Travel

Just back: Northern Michigan

If you ever wanted to understand how Michigan’s mighty economy crashed down to earth so spectacularly, you should probably just go hang out in the northern part of the state, where pristine lakes and quiet rivers are filled with happy people in boats, dragged up from the industrial flatlands, mostly behind giant, American-made pickup trucks.

Work? Who needs it. When you’re here, it’s hard to see anything wrong with the picture. Particularly when you’re on one of the boats yourself, as I was last week, with some guy I met at a bar who asked me and my buddy if we’d like to go out for a spin. After discerning that he was indeed a pretty cool dude — from Detroit, of course; in the auto industry for decades, also of course — and also that his name was Mark, we wandered out back, jumped on board and cruised around Lake Leelanau for awhile as the sun went down, the waters so perfectly clear that even in the shadows of the evening, you could still see it beaming that crazy, tropical, blue-green that the lakes up here are so famous for.

In a part of the country like this one, up at the northeast corner of Lake Michigan, where the seasons play out like Currier & Ives prints amped up with high-resolution-picture perfect and also kind of unreal — nature becomes a serious distraction. In-the-dark coastal types might have raised their eyebrows, when “Good Morning America” dubbed Michigan’s Sleeping Bear Dunes National Lakeshore the “Most Beautiful Place in America” last year, but the show really wasn’t kidding.
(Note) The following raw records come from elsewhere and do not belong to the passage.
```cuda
template <int N, bool KEEP>
__device__ __forceinline__ double ll_sum_rows(const ulonglong2* rows, uint32_t r0, uint32_t n, uint32_t tag, int lane,
                                              uint32_t* stall, uint32_t& rounds, double first = 0.0, bool have_first = false) {
    static_assert(N <= 32, "one bit per row");
    const ulonglong2* p = rows + (size_t)r0 * LL_ROW + lane;
    unsigned long long w0[N], w1[N];
    const unsigned long long want = ((unsigned long long)tag << 32);
    uint32_t spins = 0;
    if constexpr (!KEEP) {
        bool all;
        do {
#pragma unroll
            for (int k = 0; k < N; ++k)
                if ((uint32_t)k < n && !(have_first && k == 0))
                    asm volatile("ld.relaxed.gpu.global.v2.u64 {%0, %1}, [%2];" : "=l"(w0[k]), "=l"(w1[k]) : "l"(p + (size_t)k * LL_ROW));
            all = true;
#pragma unroll
            for (int k = 0; k < N; ++k)
                if ((uint32_t)k < n && !(have_first && k == 0))
                    all = all && ((w0[k] & 0xffffffff00000000ull) == want) && ((w1[k] & 0xffffffff00000000ull) == want);
            ++spins;
            if (!all && ((spins & 0xfffu) == 0u)) {
                if (spins >= LL_SPIN_LIMIT || *reinterpret_cast<volatile uint32_t*>(stall) != 0u) {
                    ll_give_up(stall, tag, r0, n, lane);
                    break;
                }
            }
        } while (!all);
    } else {
        uint32_t todo = (n >= 32u ? 0xffffffffu : (1u << n) - 1u) & (have_first ? ~1u : ~0u);
        while (true) {
#pragma unroll
            for (int k = 0; k < N; ++k)
                if ((todo >> k) & 1u)
                    asm volatile("ld.relaxed.gpu.global.v2.u64 {%0, %1}, [%2];" : "=l"(w0[k]), "=l"(w1[k]) : "l"(p + (size_t)k * LL_ROW));
#pragma unroll
            for (int k = 0; k < N; ++k)
                if (((todo >> k) & 1u) && ((w0[k] & 0xffffffff00000000ull) == want) && ((w1[k] & 0xffffffff00000000ull) == want))
                    todo &= ~(1u << k);
            ++spins;
            if (todo == 0u) break;
            if ((spins & 0xfffu) == 0u) {
                if (spins >= LL_SPIN_LIMIT || *reinterpret_cast<volatile uint32_t*>(stall) != 0u) {
                    ll_give_up(stall, tag, r0, n, lane);
                    break;
                }
            }
        }
    }
    rounds = spins;
    double s = 0.0;
#pragma unroll
    for (int k = 0; k < N; ++k)
        if ((uint32_t)k < n) {
            const double v = (have_first && k == 0) ? first : __longlong_as_double((long long)((w0[k] & 0xffffffffull) | (w1[k] << 32)));
            s += v;
        }
    return s;
}

__device__ __forceinline__ double ll_allreduce(const LLView& ll, uint32_t parity, uint32_t tag, uint32_t b, uint32_t n_chunks,
                                               double v, int lane, unsigned long long* hops = nullptr) {
    constexpr size_t COPY = (size_t)LL_MAX_GROUPS * LL_ROW;
    ulonglong2* crows = ll.chunk_rows + (size_t)parity * LL_MAX_CHUNKS * LL_ROW;
    ulonglong2* grows = ll.group_rows + (size_t)parity * LL_REPLICAS * COPY;
    const uint32_t n_groups = (n_chunks + LK_GROUP - 1) / LK_GROUP;
    uint32_t r1 = 0, r2 = 0;
    if (b < n_chunks) {
        if ((b % LK_GROUP) == 0) {
            if (hops && lane == 0) hops[0] = gtime();
            const uint32_t n = min((uint32_t)LK_GROUP, n_chunks - b);
            const double s = ll_sum_rows<LK_GROUP, false>(crows, b, n, tag, lane, ll.stall, r1, v, true);
            if (hops && lane == 0) hops[1] = gtime();
            ulonglong2* g = grows + (size_t)(b / LK_GROUP) * LL_ROW + lane;
#pragma unroll
            for (int r = 0; r < LL_REPLICAS; ++r) ll_store(g + (size_t)r * COPY, s, tag);
            if (hops && lane == 0) hops[2] = gtime();
        } else {
            ll_store(crows + (size_t)b * LL_ROW + lane, v, tag);
            if (hops && lane == 0) hops[0] = gtime();
        }
    }
    const double t = ll_sum_rows<LL_MAX_GROUPS, true>(grows + (size_t)(b % LL_REPLICAS) * COPY, 0, n_groups, tag, lane, ll.stall, r2);
    if (hops) {
        r1 = __reduce_max_sync(0xffffffffu, r1);
        r2 = __reduce_max_sync(0xffffffffu, r2);
        if (lane == 0) {
            hops[3] = gtime();
            hops[4] = (unsigned long long)r1 | ((unsigned long long)r2 << 32);
        }
    }
    return t;
}

}
```

leg-kilo_b200/csrc/lk_solve.cuh:

```cuda
#pragma once
#include "lk_llsync.cuh"
#include "lk_point.cuh"

namespace lk {

struct BlockFilter {
    double x[36];
    double P[900];
    double acc[32];
    double A[36];
    double M[36];
    double y[6];
    double W[36];
    double delta[30];
    double Prow[180];
    double KH[180];
};

template <int NWARPS>
__device__ __forceinline__ void block_sum_partials(const double* partial, uint32_t c0, uint32_t c1, double* slice,
                                                   double* out) {
    const int tid = threadIdx.x, lane = tid & 31, warp = tid >> 5;
    const uint32_t n = c1 - c0, ng = (n + LK_GROUP - 1) / LK_GROUP;
    double tot = 0.0;
// ... 42 lines not shown
#pragma unroll
                for (int k = 0; k < 6; ++k) {
                    const int r = i < k ? i : k, c = i < k ? k : i;
                    ar[k] = f->acc[r * 6 - r * (r - 1) / 2 + (c - r)] * scale;
                }
                double m = (i == lane) ? 1.0 : 0.0;
#pragma unroll
                for (int k = 0; k < 6; ++k) m += ar[k] * Pc[k];
                double asel = ar[0];
#pragma unroll
                for (int t = 1; t < 6; ++t) asel = (lane - 7 == t) ? ar[t] : asel;
                const double bsel = f->acc[ACC_B + i] * scale;
                col[i] = lane < 6 ? m : (lane == 6 ? bsel : (lane < 13 ? asel : 0.0));
            }
            LK_SC(2);
            const bool okl = warp_solve6(col, lane);
            LK_SC(3);
            double y[6];
#pragma unroll
            for (int i = 0; i < 6; ++i) {
                y[i] = __shfl_sync(0xffffffffu, okl ? col[i] : 0.0, 6);
                if (lane >= 7 && lane < 13) f->W[i * 6 + (lane - 7)] = okl ? col[i] : 0.0;
            }
            double d = 0.0;
            if (lane < 30) {
#pragma unroll
                for (int k = 0; k < 6; ++k) d += f->P[lane * 30 + k] * y[k];
            }
            LK_SC(4);
            const double d0 = __shfl_sync(0xffffffffu, d, 0), d1 = __shfl_sync(0xffffffffu, d, 1),
                         d2 = __shfl_sync(0xffffffffu, d, 2);
            double rv = 0.0;
            if (lane < 9) {
                double E[9];
                so3_exp3(d0, d1, d2, E);
                const int i = lane / 3, j = lane % 3;
                const double e0 = j == 0 ? E[0] : (j == 1 ? E[1] : E[2]);
                const double e1 = j == 0 ? E[3] : (j == 1 ? E[4] : E[5]);
                const double e2 = j == 0 ? E[6] : (j == 1 ? E[7] : E[8]);
                rv = f->x[i * 3] * e0 + f->x[i * 3 + 1] * e1 + f->x[i * 3 + 2] * e2;
            }
            __syncwarp();
            if (lane < 9) f->x[lane] = rv;
            if (lane >= 3 && lane < 30) f->x[6 + lane] += d;
            LK_SC(5);
        }
        __syncthreads();
        LK_SC(6);
    }
#undef LK_SC
    return (uint32_t)(cnt + 0.5);
}

template <int NTHREADS>
__device__ __forceinline__ void block_cov_update(BlockFilter* f) {
    const int tid = threadIdx.x;
    for (int e = tid; e < 180; e += NTHREADS) {
        f->Prow[e] = f->P[e];
        int i = e / 6, j = e % 6;
        double s = 0.0;
#pragma unroll
        for (int k = 0; k < 6; ++k) s += f->P[i * 30 + k] * f->W[k * 6 + j];
        f->KH[e] = s;
    }
    __syncthreads();
    for (int e = tid; e < 900; e += NTHREADS) {
        int i = e / 30, j = e % 30;
        double s = 0.0;
#pragma unroll
        for (int k = 0; k < 6; ++k) s += f->KH[i * 6 + k] * f->Prow[k * 30 + j];
        f->P[e] -= s;
    }
    __syncthreads();
}

template <int NTHREADS>
__device__ __forceinline__ uint32_t block_solve_update(BlockFilter* f, bool last_iter, unsigned long long* clk = nullptr) {
    const uint32_t n = block_solve_state(f, clk);
    if (n > 0 && last_iter) block_cov_update<NTHREADS>(f);
    return n;
}

__device__ __forceinline__ void scan_const_from(const BlockFilter* f, ScanConst* sc) {
    const int tid = threadIdx.x;
    if (tid < 9) sc->R[tid] = f->x[tid];
    else if (tid < 12) sc->p[tid - 9] = f->x[tid];
    else if (tid < 24) {
        const int q = (tid - 12) % 6, o = (tid < 18) ? 0 : 3;
        const int i = (q < 3 ? 0 : (q < 5 ? 1 : 2)) + o, j = (q < 3 ? q : (q < 5 ? q - 2 : 2)) + o;
        const double v = 0.5 * (f->P[i * 30 + j] + f->P[j * 30 + i]);
        if (tid < 18) sc->Pth[q] = v; else sc->Ppp[q] = v;
    }
}

}
```

Baseline: 2.823 billion.

## Add finisher blocks that complete the last ESKF iteration off the chunk blocks

Launches extra finisher blocks on idle SMs. On the last iteration, chunk blocks only publish their partial reduction rows and exit. The finishers sum those rows, solve the state update, then split among themselves the world-point transform, covariance update and state writeback. The aim is to take the final allreduce wait and the tail work off the critical path of the chunk blocks. In exchange it adds an ack protocol, an extra replica of the group rows, a point copy buffer for direct IO, and more spin-wait synchronisation that could stall.

```diff
diff --git a/leg-kilo_b200/csrc/lk_api.cu b/leg-kilo_b200/csrc/lk_api.cu
--- a/leg-kilo_b200/csrc/lk_api.cu
+++ b/leg-kilo_b200/csrc/lk_api.cu
@@ -100,6 +100,7 @@
     bool prev_fused = false;
     uint32_t fused_launches = 0, fused_launches_since_check = 0;
     int direct_io = 1, inline_in = 1, coop_launch = 0, pdl = 1, n_sms = 132, slim_p = 1;
+    int finishers = 1;
     int fast_insert = 1;
     int fused_insert = 0;
     int debug_records = 0;
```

It’s both good and bad that the region is so distant from everything — four to five hours by car from Chicago or Detroit is a bridge too far for most people who do not live in either metropolitan area. That helps cut down on traffic, which is great, but this part of the world is really something that everyone should see, at least once. Strolling the dunes on a sunny summer day, eyeballing the whites and blues and greens of the park’s pristine and simple landscape, you kind of get it. I’d say I’m developing an acute fondness for the region, but in reality, it’s more like a feverish obsession. After all, don’t we have perfectly good beaches and beach towns and whatnot back east? Honestly, I don’t really care about all that right now.

At least I’m in good company, with my weird problem. Mario Batali, who vacations with family on the neighboring Leelanau Peninsula, can hardly shut up these days about Michigan this, Michigan that, giving anyone who will listen more than an earful.

Of course, there’s a lot to talk about, and it is difficult to get it all out at once. Wineries, beaches, little towns like Glen Arbor, bustling and cosmopolitan Traverse City, endless back roads and open spaces. Really, this is one of those sweet spots, like California’s Sonoma, both rural and sophisticated, hip but not hipster, rarely all that exclusive and never terribly up itself. Majestic lakeside mansions rumored to belong to this or that celebrity you might have heard of often share the same lakefronts with tiny workman’s cottages and even the odd trailer. No matter where you go, people are friendly, nobody drives terribly aggressively. Prices are fair. Service is good.

Is it perfect? Kind of. The locals are kind of worried these days, too, with all the attention. They should probably relax. It’s a trek from Chicago and Detroit and pretty much a full day’s adventure from anywhere beyond that, whether you fly in and drive north or drive all the way from home. (From New York, you’re looking at a solid 14 or 15 hours — worth it, I say.)

Simply: You have to want to get here. And you do, you really do — even if you don’t know it yet. One boat trip out and around Leelanau or Torch Lake or Grand Traverse Bay, one walk on the Sleeping Bear Dunes, one dinner on the patio at Mission Table or at the bar at the hyper-convivial Riverside Inn in Leland, one sip of the local booze (try L. Mawby’s excellent Blanc de Blanc, or the Belgian sour-style beers from local brewer Jolly Pumpkin), one slice of pie at Cherry Republic in Glen Arbor ( still perfect even if this year’s cherry crop is pretty much a wash with all the weird weather we’re having), and it’s a good chance you’ll be hooked. If not? Fine. More room for the rest of us who are pretty much done doing summer anywhere else.